I'd say shaving depends on whether you have blisters or just rash. having hairy legs for a bit might be the lesser of your problems. 



What jmh said is sadly true. At this point, what you are doing is riding out the allergic reaction. If you've got blisters or weeping areas, I endorse going to the doctor and getting prednisone. It will clean up the situation in about a week. Or you can ride it out for the next few weeks. :eekster:

Oh, yeah: Make sure all the gear you were wearing gets washed in some nice detergent. Gloves, too. Technu comes in small bottles you can carry on your next ride.


----------



## Guest (May 25, 2006)

*Ultravate*

Ultravate Ointment...prescription only...ask your doctor. :thumbsup: 
My PI is gone in about 2 days.


----------



## LeiniesRed (May 24, 2006)

I worked a few summers on a golf course. Right before we hosted the Sr. Open, we had to make room for the gallery in the woods. I weed whacked a lot of poison ivy. Pieces would go down my oh-so-suave polyester shirt, and stop at my belt. It would start to spread and all you would hope is that it wouldn't spread...down.

One day, the girlfriend calls up and says, "Guess what you gave me?" I'm confused and dreading the worst and she quietly says, "Poison ivy." Yes. Poison ivy is an STD.


----------



## nrs_air (Apr 29, 2006)

Tecnu didn't work for me either. I got some poison ivy specific soap at CVS and that stopped it pretty quick. If you cut the blisters open while shaving, it spreads more.


----------



## merlin (Jan 20, 2004)

nrs_air said:


> If you cut the blisters open while shaving, it spreads more.


Thats what I thought.


----------



## cougar9000 (Feb 23, 2006)

merlin said:


> I've been applying techu 2x per day for the last 4 days :madmax: :madmax: It's still spreading:madman:


you must have gotten it 5 or 6 days ago then


----------



## teamdicky (Jan 12, 2004)

merlin said:


> Thats what I thought.


Google it and learn the facts. Some of the other posters got it right. The urishol oils from the plant cause the reaction. The goo that leaks out of your body is part of the natural reaction when the oil reacts with your bodies T-cells (AIDS patients lose T-cells and become less succeptible to PO). It doesn't spread once the oils are no longer present.
Tha histamines (the things that make your body itch) can be released with heat (hair drier or hot shower). If you have it really bad the release can be quite intense, but leave you itch free for awhile.
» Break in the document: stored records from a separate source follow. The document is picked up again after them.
struct MmParams {
    vg_mm_desc d;
    int bps, nsplit;
    int ksbase[MM_MAXQ], a_off[MM_MAXQ];
    int kstot, aimg_floats;
    int a_res;
    int CHP, buf_floats;
// ... 150 lines not shown
        const char* mn = reinterpret_cast<const char*>(mask_src + (size_t)n * CO * ovol);
        const int cq = d.od0[q] * OHW + d.oh0[q] * d.OW + d.ow0[q];
#pragma unroll
        for (int i = 0; i < TPC; ++i) {
            if (i >= nact || !((vbits >> (q * TPC + i)) & 1u)) continue;
            const unsigned off = 4u * (unsigned)(ob[i] + cq);
#pragma unroll
            for (int r = 0; r < 4; ++r) {
                float v = acc[i].v[r] + bias_l[r];
                if constexpr (MASKED) {
                    if constexpr (NQ == 1) v = (mreg[i][r] > 0.f) ? v : 0.f;
                    else v = (*reinterpret_cast<const float*>(mn + (size_t)r * ovol * 4 + off) > 0.f) ? v : 0.f;
                }
#if defined(VG_ABLATE_STORE) && VG_ABLATE_STORE == 1
                if (v == 1.2345e-30f) *reinterpret_cast<float*>(yn + (size_t)r * ovol * 4 + off) = v;
#elif defined(VG_ABLATE_STORE) && VG_ABLATE_STORE == 2
                *reinterpret_cast<float*>(yn + (size_t)r * ovol * 4 + (((off >> 8) << 8) + 4u * lane)) = v;
#elif defined(VG_ABLATE_STORE) && VG_ABLATE_STORE == 4
                if (r == 0 || v == 1.2345e-30f) *reinterpret_cast<float*>(yn + (size_t)r * ovol * 4 + off) = v;
#elif defined(VG_ABLATE_STORE) && VG_ABLATE_STORE == 5
                *reinterpret_cast<float*>(yn + off) = v;
#elif defined(VG_ABLATE_STORE) && VG_ABLATE_STORE == 3
                __builtin_nontemporal_store(v, reinterpret_cast<float*>(yn + (size_t)r * ovol * 4 + off));
#else
                *reinterpret_cast<float*>(yn + (size_t)r * ovol * 4 + off) = v;
#endif
                if (stats_part) {
                    const float h = stats_relu ? vg_max(v, 0.f) : v;
                    st_s[r] += h; st_q[r] = fmaf(h, h, st_q[r]);
                }
            }
        }
    };
    auto flush_stats = [&](int n) __attribute__((always_inline)) {
        const int g = n / stats_pg;
        const size_t chunks = (size_t)stats_pg * p.bps * MM_W;
        const size_t chunkid = ((size_t)(n % stats_pg) * p.bps + b) * MM_W + wave;
#pragma unroll
        for (int r = 0; r < 4; ++r) {
            float sa = st_s[r], sb = st_q[r];
#pragma unroll
            for (int off = 8; off > 0; off >>= 1) { sa += __shfl_xor(sa, off); sb += __shfl_xor(sb, off); }
            if (CO == 8) { sa += __shfl_xor(sa, 32); sb += __shfl_xor(sb, 32); }
            if (jl == 0 && (CO == 16 || kk < 2)) {
                double* dst = stats_part + (((size_t)g * CO + co_l + r) * chunks + chunkid) * 2;
                dst[0] = (double)sa; dst[1] = (double)sb;
            }
            st_s[r] = 0.f; st_q[r] = 0.f;
        }
    };

    const int nsp = d.cc * nspan_c;
    const int parts = (nsp >= MM_W) ? 1 : (MM_W + nsp - 1) / nsp;
    const int head = dst0 & 3;
    const int n4 = (head + span_fl + 3) >> 2;
    const int n4p = (n4 + parts - 1) / parts;
    auto stage = [&](int u) __attribute__((always_inline)) {
        const int n = split + (u / nchunks) * p.nsplit, c0 = (u % nchunks) * d.cc;
        const int cc = min(d.cc, CI - c0);
        float* buf = In + (DB ? (u & 1) : 0) * p.buf_floats;
        const float* src0 = x + ((size_t)n * CI + c0) * vol + (size_t)pl_lo * IHW + (size_t)r_lo * d.IW;
        for (int it = wave; it < cc * nspan_c * parts; it += MM_W) {
            const int sp = it / parts, part = it - sp * parts;
            const int c = sp / nspan_c, pl = sp - c * nspan_c;
            const int g0 = part * n4p, g1 = min(g0 + n4p, n4);
            const int f0 = max(g0 * 4 - head, 0), f1 = min(g1 * 4 - head, span_fl);
            if (f1 > f0) vg_dma_block(src0 + (size_t)c * vol + (size_t)pl * IHW + f0, buf + c * p.CHP + MM_ZPAD + dst0 + pl * LPH + f0, f1 - f0, 0, 1, lane);
        }
    };
    auto prologue = [&](int u) __attribute__((always_inline)) {
        const int n = split + (u / nchunks) * p.nsplit, c0 = (u % nchunks) * d.cc;
        const int cc = min(d.cc, CI - c0);
        float* buf = In + (DB ? (u & 1) : 0) * p.buf_floats;
        const int g_aff = (in_scale != nullptr) ? n / d.per_group : 0;
        for (int it = wave; it < cc * nspan_c * parts; it += MM_W) {
            const int sp = it / parts, part = it - sp * parts;
            const int c = sp / nspan_c, pl = sp - c * nspan_c;
            float sc = 1.f, sh = 0.f;
            if (in_scale != nullptr) { sc = in_scale[g_aff * CI + c0 + c]; sh = in_shift[g_aff * CI + c0 + c]; }
            float* sp0 = buf + c * p.CHP + MM_ZPAD + dst0 + pl * LPH - head;
            const int g0 = part * n4p, g1 = min((part + 1) * n4p, n4);
#ifdef VG_EMU
            for (int g = g0 + lane; g < g1; g += VG_WAVE) {
                float* t = sp0 + g * 4;
#pragma unroll
                for (int e = 0; e < 4; ++e) t[e] = fmaf(vg_max(t[e], lo), sc, sh);
            }
#else
            for (int g = g0 + lane; g < g1; g += VG_WAVE) {
                const unsigned a = (unsigned)(uintptr_t)(sp0 + g * 4);
                vg_hw_f32x4 t;
                asm volatile("ds_read_b128 %0, %1\n\ts_waitcnt lgkmcnt(0)" : "=v"(t) : "v"(a) : "memory");
#pragma unroll
                for (int e = 0; e < 4; ++e) t[e] = fmaf(vg_max(t[e], lo), sc, sh);
                asm volatile("ds_write_b128 %0, %1" :: "v"(a), "v"(t) : "memory");
            }
#endif
        }
#ifndef VG_EMU
        asm volatile("s_waitcnt lgkmcnt(0)" ::: "memory");
#endif
    };
    __syncthreads();
#ifdef VG_STAMP
    unsigned long long st_sum[8] = {0, 0, 0, 0, 0, 0, 0, 0}, st_last;
    VG_STAMP_T(st_last);
#endif
    if (units > 0) stage(0);
    int g_run = -1, n_run = 0;
    int pend = 0;
    for (int u = 0; u < units; ++u) {
        const int n = split + (u / nchunks) * p.nsplit, chunk = u % nchunks, c0 = chunk * d.cc;
        const int cc = min(d.cc, CI - c0);
        float* cur = In + (DB ? (u & 1) : 0) * p.buf_floats;
        VG_STAMP_ADD(7);
        if (DB) vg_dma_wait_wave();
        else vg_wait_vm(pend);
        VG_STAMP_ADD(0);
        if (p.has_pro) prologue(u);
        VG_STAMP_ADD(1);
        __syncthreads();
        VG_STAMP_ADD(2);
        if (DB && u + 1 < units) stage(u + 1);
        if constexpr (NQ == 1 && MASKED) { if (chunk == nchunks - 1) load_mask(n); }
        VG_STAMP_ADD(3);
        auto class_work = [&](auto qc, auto ntc) __attribute__((always_inline)) {
            constexpr int q = decltype(qc)::value;
            constexpr int NT = decltype(ntc)::value;
            for (int c = 0; c < cc; ++c) {
                const float* curc = cur + c * p.CHP;
                if constexpr (STATIC_K) {
                    constexpr int KSQ = q == 0 ? K0 : q == 1 ? K1 : q == 2 ? K2 : K3;
                    constexpr int SG0 = q == 0 ? 0 : q == 1 ? K0 : q == 2 ? K0 + K1 : K0 + K1 + K2;
                    const float* Aq = Al + p.a_off[q] + (c0 + c) * KSQ * 64 + lane;
#ifdef VG_EMU
#pragma unroll
                    for (int s = 0; s < KSQ; ++s) {
                        const float aw = Aq[s * 64];
#pragma unroll
                        for (int i = 0; i < NT; ++i) vg_mfma16(aw, curc[pt[i][SG0 + s]], acc[i]);
                    }
#else
// ... 7 lines not shown
                        if (s + 1 < KSQ) {
                            asm volatile("ds_read_b32 %0, %1 offset:%2" : "=v"(a2[(s + 1) & 1]) : "v"(ab), "n"((s + 1) * 256));
#pragma unroll
                            for (int i = 0; i < NT; ++i)
                                asm volatile("ds_read_b32 %0, %1" : "=v"(b2[(s + 1) & 1][i]) : "v"(cb + 4u * (unsigned)pt[i][SG0 + s + 1]));
                            asm volatile("s_waitcnt lgkmcnt(%0)" :: "n"(NT + 1) : "memory");
                        } else {
                            asm volatile("s_waitcnt lgkmcnt(0)" ::: "memory");
                        }
                        __builtin_amdgcn_sched_barrier(0);
#pragma unroll
                        for (int i = 0; i < NT; ++i) vg_mfma16(a2[s & 1], b2[s & 1][i], acc[i]);
                        __builtin_amdgcn_sched_barrier(0);
                    }
#endif
                } else {
                    const int ksq = d.ks[q];
                    const float* Aq = Al + p.a_off[q] + (c0 + c) * ksq * 64 + lane;
                    const int* Tq = Tl + p.ksbase[q] * 64 + lane;
                    for (int s = 0; s < ksq; ++s) {
                        const float aw = Aq[s * 64];
                        const int off = Tq[s * 64] + MM_ZPAD;
                        const unsigned bit = 1u << s;
                        float bv[NT];
#pragma unroll
                        for (int i = 0; i < NT; ++i) bv[i] = curc[(vm[q][i] & bit) ? posBase[i] + off : 0];
#pragma unroll
                        for (int i = 0; i < NT; ++i) vg_mfma16(aw, bv[i], acc[i]);
                    }
                }
            }
        };
        const int g_now = stats_part ? n / stats_pg : 0;
        if (stats_part && chunk == 0 && g_run >= 0 && g_now != g_run) flush_stats(n_run);
        if constexpr (NQ == 1) {
            if (chunk == 0) zero_acc();
            if (nact > 0) mm_dispatch<TPC>(nact, [&](auto ntc) __attribute__((always_inline)) { class_work(mm_int<0>{}, ntc); });
            VG_STAMP_ADD(4);
            pend = 0;
            if constexpr (!DB) {
                if (u + 1 < units) { __syncthreads(); VG_STAMP_ADD(2); stage(u + 1); VG_STAMP_ADD(3); }
                if (chunk == nchunks - 1) pend = nst[0];
            }
            if (chunk == nchunks - 1) store_class(n, 0);
            VG_STAMP_ADD(5);
        } else {
            mm_static_for<NQ>([&](auto qc) __attribute__((always_inline)) {
                constexpr int q = decltype(qc)::value;
                zero_acc();
                VG_STAMP_ADD(5);
                if (nact > 0) mm_dispatch<TPC>(nact, [&](auto ntc) __attribute__((always_inline)) { class_work(qc, ntc); });
                VG_STAMP_ADD(4);
                if constexpr (!DB && q == NQ - 1) {
                    if (u + 1 < units) { __syncthreads(); VG_STAMP_ADD(2); stage(u + 1); VG_STAMP_ADD(3); }
                    pend = nst[q];
                }
                store_class(n, q);
            });
            VG_STAMP_ADD(5);
        }
        g_run = g_now; n_run = n;
    }
    if (stats_part && g_run >= 0) flush_stats(n_run);
    VG_STAMP_ADD(6);
#ifdef VG_STAMP
    if (lane == 0 && blockIdx.x < 1024)
        for (int i = 0; i < 8; ++i) vg_stamp_out[(blockIdx.x * 16 + wave) * 8 + i] = st_sum[i];
#endif
}

}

and I do continue to shave.


----------



## beegirl (Apr 23, 2005)

Teamdicky and JMH are right. It is only the original contact w/ the oils and once it is washed off it doesn't spread. Thinking that the liquid in the bisters will cause spreading or contagion is an old wives tale. It's no more valid than catching warts from frogs and toads. Shaving won't make poison ivy spread, but could increase irritation and secondary bacterial infection..


----------



## carter1 (Jan 30, 2004)

I might not shave an area for a couple of days. But no way am I going to give up "that loving feeling" that my wife loves so much for a little poison ivey!
c


----------



## notrelatedtoted (Mar 3, 2005)

*Sorry, but...*

The idea of shaving over a poison ivy rash....:eekster: :yikes: The price of beauty, eh? 

Let us know how that goes...and be sure to post pics.


----------



## merlin (Jan 20, 2004)

teamdicky said:


> Google it and learn the facts. Some of the other posters got it right. The urishol oils from the plant cause the reaction. The goo that leaks out of your body is part of the natural reaction when the oil reacts with your bodies T-cells (AIDS patients lose T-cells and become less succeptible to PO). It doesn't spread once the oils are no longer present.
> Tha histamines (the things that make your body itch) can be released with heat (hair drier or hot shower). If you have it really bad the release can be quite intense, but leave you itch free for awhile.
> 
> and I do continue to shave.


Thanks for the advise, very informative! This weekend I shave


----------



## *rt* (Jan 15, 2004)

merlin said:


> I got a nice case of poison oak this weekend riding the South Yuba trail.:madman: It's been over a week and my legs are starting to resemble that of a Sasquatch!:eekster: Do I wait for the oak to go away before shaving? I assume if it will make it spread if I shave right?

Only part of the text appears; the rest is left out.